- [WORK TO COMPLETE]:
Every line of the entries with the word "stride" in it should be shown.
**** DATA RECORDS
struct GlobPair {
  uint4* base;
  uint64_t stride;
  CESS_HD uint64_t at(int k, int q) const {
    const uint32_t l = lane_fresh();
    return (uint64_t)(6 * k + q + 3 * (l & 1u)) * stride + (l >> 1);
  }
  CESS_HD fph ld(int k) const {
    fph r;
#pragma unroll
    for (int q = 0; q < 3; q++) {
      const uint4 x = base[at(k, q)];
      r.v.v[4 * q] = x.x, r.v.v[4 * q + 1] = x.y, r.v.v[4 * q + 2] = x.z, r.v.v[4 * q + 3] = x.w;
    }
    return r;
  }
  CESS_HD void st(int k, const fph& a) const {
#pragma unroll
    for (int q = 0; q < 3; q++)
      base[at(k, q)] = make_uint4(a.v.v[4 * q], a.v.v[4 * q + 1], a.v.v[4 * q + 2], a.v.v[4 * q + 3]);
  }
  CESS_HD fp2 ld_full(int k) const {
    const uint32_t l = lane_fresh() >> 1;
    fp2 r;
#pragma unroll
    for (int q = 0; q < 6; q++) {
      const uint4 x = base[(uint64_t)(6 * k + q) * stride + l];
      fp& d = q < 3 ? r.c0 : r.c1;
      const int o = 4 * (q % 3);
      d.v[o] = x.x, d.v[o + 1] = x.y, d.v[o + 2] = x.z, d.v[o + 3] = x.w;
    }
    return r;
  }
  CESS_HD void st_full(int k, const fp2& a) const {
    const uint32_t l = lane_fresh() >> 1;
#pragma unroll
    for (int q = 0; q < 6; q++) {
      const fp& s = q < 3 ? a.c0 : a.c1;
      const int o = 4 * (q % 3);
      base[(uint64_t)(6 * k + q) * stride + l] = make_uint4(s.v[o], s.v[o + 1], s.v[o + 2], s.v[o + 3]);
    }
  }
};

template <class D, class S>
CESS_HD void pcopy12(const D& d, const S& s) {
#pragma unroll 1
  for (int k = 0; k < 6; k++) d.st(k, s.ld(k));
}
template <class S>
CESS_HD void pconj12(const S& f) {
#pragma unroll 1
  for (int k = 3; k < 6; k++) f.st(k, neg(f.ld(k)));
}
template <class S>
CESS_HD bool pis_one12(const S& f) {
  bool r = eq(f.ld(0).v, fph_one().v);
#pragma unroll 1
  for (int k = 1; k < 6; k++) r = r && is_zero(f.ld(k).v);
  return pair_and(r);
}
template <class A, class B>
CESS_HD bool pis_conj12(const A& a, const B& b) {
  bool r = true;
#pragma unroll 1
  for (int k = 0; k < 6; k++) r = r && eq(a.ld(k).v, k < 3 ? b.ld(k).v : neg(b.ld(k).v));
  return pair_and(r);
}

template <class LA>
CESS_HD fp6h pmul6_lr(LA&& a, const fp6h& b) {
#if CESS_PAIR_SB
  return pmul6_sb(a, b);
#endif
  const fph v0 = pmul(a(0), b.c0);
  CESS_MEMBAR();
  const fph v1 = pmul(a(1), b.c1);
  CESS_MEMBAR();
  const fph v2 = pmul(a(2), b.c2);
  CESS_MEMBAR();
  const fph c0 = add(mul_nr(sub(sub(pmul(add_nr(a(1), a(2)), add_nr(b.c1, b.c2)), v1), v2)), v0);
  CESS_MEMBAR();
  const fph c1 = add(sub(sub(pmul(add_nr(a(0), a(1)), add_nr(b.c0, b.c1)), v0), v1), mul_nr(v2));
  CESS_MEMBAR();
  const fph c2 = add(sub(sub(pmul(add_nr(a(0), a(2)), add_nr(b.c0, b.c2)), v0), v2), v1);
  return {c0, c1, c2};
}

#ifndef CESS_PAIR_FE_LOOP
#define CESS_PAIR_FE_LOOP 1
#endif
template <class S, class G>
CESS_HD void pmul12(const S& f, const G& g) {
#if CESS_PAIR_FE_LOOP
  fp6h t0;
#pragma unroll 1
  for (int it = 0; it < 3; it++) {
    fp6h b;
    if (it == 1) {
      b = add_nr(pld6(g, 0), pld6(g, 1));
    } else {
      b = pld6(g, it >> 1);
    }
    const fp6h r = pmul6_lr(
        [&](int j) {
          const int lo = it == 2 ? 3 : 0;
          const fph a = f.ld(lo + j);
          return it == 1 ? add_nr(a, f.ld(3 + j)) : a;
        },
        b);
    CESS_MEMBAR();
    if (it == 0) {
      t0 = r;
    } else if (it == 1) {
      pst6(f, 0, sub(r, t0));
    } else {
      pst6(f, 1, sub(pld6(f, 0), r));
      pst6(f, 0, add(t0, mul_v(r)));
    }
  }
#else
  fp6h t0;
  {
    const fp6h g0 = pld6(g, 0);
    t0 = pmul6_lr([&](int j) { return f.ld(j); }, g0);
  }
  CESS_MEMBAR();
  {
    fp6h gs;
    {
      const fp6h g0 = pld6(g, 0), g1 = pld6(g, 1);
      gs = add_nr(g0, g1);
    }
    const fp6h x = pmul6_lr([&](int j) { return add_nr(f.ld(j), f.ld(3 + j)); }, gs);
    CESS_MEMBAR();
    pst6(f, 0, sub(x, t0));
  }
  CESS_MEMBAR();
  fp6h t1;
  {
    const fp6h g1 = pld6(g, 1);
    t1 = pmul6_lr([&](int j) { return f.ld(3 + j); }, g1);
  }
  CESS_MEMBAR();
  pst6(f, 1, sub(pld6(f, 0), t1));
  pst6(f, 0, add(t0, mul_v(t1)));
#endif
}

template <class S>
CESS_HD fp6h psqr6(const S& f, int h) {
  const fp6h a = pld6(f, h);
  return pmul6_lr([&](int j) { return f.ld(3 * h + j); }, a);
}

template <class S>
CESS_HD void pinv12(const S& f) {
  fp6h ti;
  {
    fp6h t;
    {
      const fp6h s0 = psqr6(f, 0);
      CESS_MEMBAR();
      t = sub(s0, mul_v(psqr6(f, 1)));
    }
    CESS_MEMBAR();
    const fph c0 = sub(pmul(t.c0, t.c0), mul_nr(pmul(t.c1, t.c2)));
    CESS_MEMBAR();
    const fph c1 = sub(mul_nr(pmul(t.c2, t.c2)), pmul(t.c0, t.c1));
    CESS_MEMBAR();
    const fph c2 = sub(pmul(t.c1, t.c1), pmul(t.c0, t.c2));
    CESS_MEMBAR();
    const fph den = add(pmul(t.c0, c0), mul_nr(pdot2(t.c2, c1, t.c1, c2)));
    const fph di = pinv(den);
    CESS_MEMBAR();
    ti = {pmul(c0, di), pmul(c1, di), pmul(c2, di)};
  }
  CESS_MEMBAR();
  pst6(f, 0, pmul6_lr([&](int j) { return f.ld(j); }, ti));
  CESS_MEMBAR();
  const fp6h r1 = pmul6_lr([&](int j) { return f.ld(3 + j); }, ti);
  pst6(f, 1, {neg(r1.c0), neg(r1.c1), neg(r1.c2)});
}

CESS_HD fph pfrob_coeff(int k, int i) {
  const uint32_t hm = pair_hi_mask();
  fp r;
#pragma unroll
  for (int w = 0; w < 12; w++) r.v[w] = (c::FROB[k - 1][i][1][w] & hm) | (c::FROB[k - 1][i][0][w] & ~hm);
  return {r};
}
template <class S>
CESS_HD void pfrob12(const S& f, int k) {
#pragma unroll 1
  for (int s = 0; s < 6; s++) {
    const int i = (s % 3) * 2 + s / 3;
    fph y = f.ld(s);
    if (k & 1) y = conj(y);
    if (i) y = pmul(y, pfrob_coeff(k, i));
    f.st(s, y);
  }
}

CESS_HD void pfp4_square(fph& c0, fph& c1, const fph& a, const fph& b) {
  const fph t0 = pmul(a, b);
  CESS_MEMBAR();
  const fph t = pmul(add_nr(a, b), add_xi_nr(a, b));
  c0 = sub(sub(t, t0), mul_nr(t0));
  c1 = dbl(t0);
}
CESS_HD void pcyc_square_regs(fph (&z)[6], int n) {
#pragma unroll 1
  for (int r = 0; r < n; r++) {
    CESS_MEMBAR();
    fph t0, t1;
    pfp4_square(t0, t1, z[0], z[4]);
    z[0] = add(dbl(sub(t0, z[0])), t0);
    z[4] = add(dbl(add(t1, z[4])), t1);
    CESS_MEMBAR();
    fph t2, t3;
    pfp4_square(t0, t1, z[3], z[2]);
    CESS_MEMBAR();
    pfp4_square(t2, t3, z[1], z[5]);
    z[1] = add(dbl(sub(t0, z[1])), t0);
    z[5] = add(dbl(add(t1, z[5])), t1);
    const fph n3 = mul_nr(t3);
    z[3] = add(dbl(add(n3, z[3])), n3);
    z[2] = add(dbl(sub(t2, z[2])), t2);
  }
}
template <class S>
CESS_HD void pcyc_square_run(const S& f, int n) {
  fph z[6];
#pragma unroll
  for (int k = 0; k < 6; k++) z[k] = f.ld(k);
  pcyc_square_regs(z, n);
#pragma unroll
  for (int k = 0; k < 6; k++) f.st(k, z[k]);
}

CESS_HD void pkcyc_run(fph& z2, fph& z3, fph& z4, fph& z5, int n) {
#pragma unroll 1
  for (int r = 0; r < n; r++) {
    CESS_MEMBAR();
    fph u, v;
    {
      const fph b3 = pmul_scaled<3>(z4, z5);
      CESS_MEMBAR();
      const fph t3 = pmul_scaled<3>(add_nr(z4, z5), add_xi_nr(z4, z5));
      const fph nb3 = mul_nr(b3);
      u = sub(sub(t3, b3), nb3);
      v = dbl(nb3);
    }
    CESS_MEMBAR();
    {
      const fph b3 = pmul_scaled<3>(z2, z3);
      CESS_MEMBAR();
      const fph t3 = pmul_scaled<3>(add_nr(z2, z3), add_xi_nr(z2, z3));
      z4 = sub(sub(sub(t3, b3), mul_nr(b3)), dbl(z4));
      z5 = dbl(add(z5, b3));
    }
    CESS_MEMBAR();
    z2 = add(dbl(z2), v);
    z3 = sub(u, dbl(z3));
  }
}

CESS_HD fp2 xchg2(const fp2& a) { return {xchg(a.c0), xchg(a.c1)}; }

CESS_HD void ps_operands(const fp2& u, const fp2& w, bool hi, fp2& s, fp2& y) {
  uint32_t bn = 0, k0 = 0, k1 = 0, k2 = 0, k3 = 0;
#pragma unroll
  for (int i = 0; i < 12; i++) {
    const uint32_t z0 = hi ? u.c0.v[i] : w.c0.v[i], z1 = hi ? u.c1.v[i] : w.c1.v[i];
    const uint32_t nz1 = subc32(c::P2_RAW[i], z1, bn, &bn);
    s.c0.v[i] = addc32(u.c0.v[i], w.c0.v[i], k0, &k0);
    s.c1.v[i] = addc32(u.c1.v[i], w.c1.v[i], k1, &k1);
    y.c0.v[i] = addc32(s.c0.v[i], nz1, k2, &k2);
    y.c1.v[i] = addc32(s.c1.v[i], z0, k3, &k3);
  }
}
CESS_HD void pkcyc_run_ps(fp2& u, fp2& w, int n) {
  const bool hi = pair_hi_mask() != 0;
#pragma unroll 1
  for (int r = 0; r < n; r++) {
    CESS_MEMBAR();
    fp2 P, Q;
    {
      const fp2 b3 = mul_scaled<3>(u, w);
      CESS_MEMBAR();
      fp2 s, y;
      ps_operands(u, w, hi, s, y);
      const fp2 t3 = mul_scaled<3>(s, y);
      const fp2 nb3 = mul_nr(b3);
      P = sub(sub(t3, b3), nb3);
      Q = select(hi, b3, nb3);
    }
    CESS_MEMBAR();
    P = xchg2(P);
    Q = xchg2(Q);
    u = sub(P, dbl(u));
    w = dbl(add(w, Q));
  }
}

CESS_HD void pcyc_z1_frac(const fph& z2, const fph& z3, const fph& z4, const fph& z5, fph& num, fph& den) {
  if (is_zero(z2)) {
    num = dbl(pmul(z4, z5));
    den = z3;
  } else {
    num = sub(add(mul_nr(psqr(z5)), mul3(psqr(z4))), dbl(z3));
    den = dbl(dbl(z2));
  }
}
CESS_HD fph pcyc_z1_den(const fph& z2, const fph& z3) { return is_zero(z2) ? z3 : dbl(dbl(z2)); }
CESS_HD fph pcyc_z0(const fph& z1, const fph& z2, const fph& z3, const fph& z4, const fph& z5) {
  return add(mul_nr(add(dbl(psqr(z1)), pdot2(z2, z5, neg(mul3(z3)), z4))), fph_one());
}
********
- [OUTPUT FOR THIS EXERCISE]:
  uint64_t stride;
    return (uint64_t)(6 * k + q + 3 * (l & 1u)) * stride + (l >> 1);
      const uint4 x = base[(uint64_t)(6 * k + q) * stride + l];
      base[(uint64_t)(6 * k + q) * stride + l] = make_uint4(s.v[o], s.v[o + 1], s.v[o + 2], s.v[o + 3]);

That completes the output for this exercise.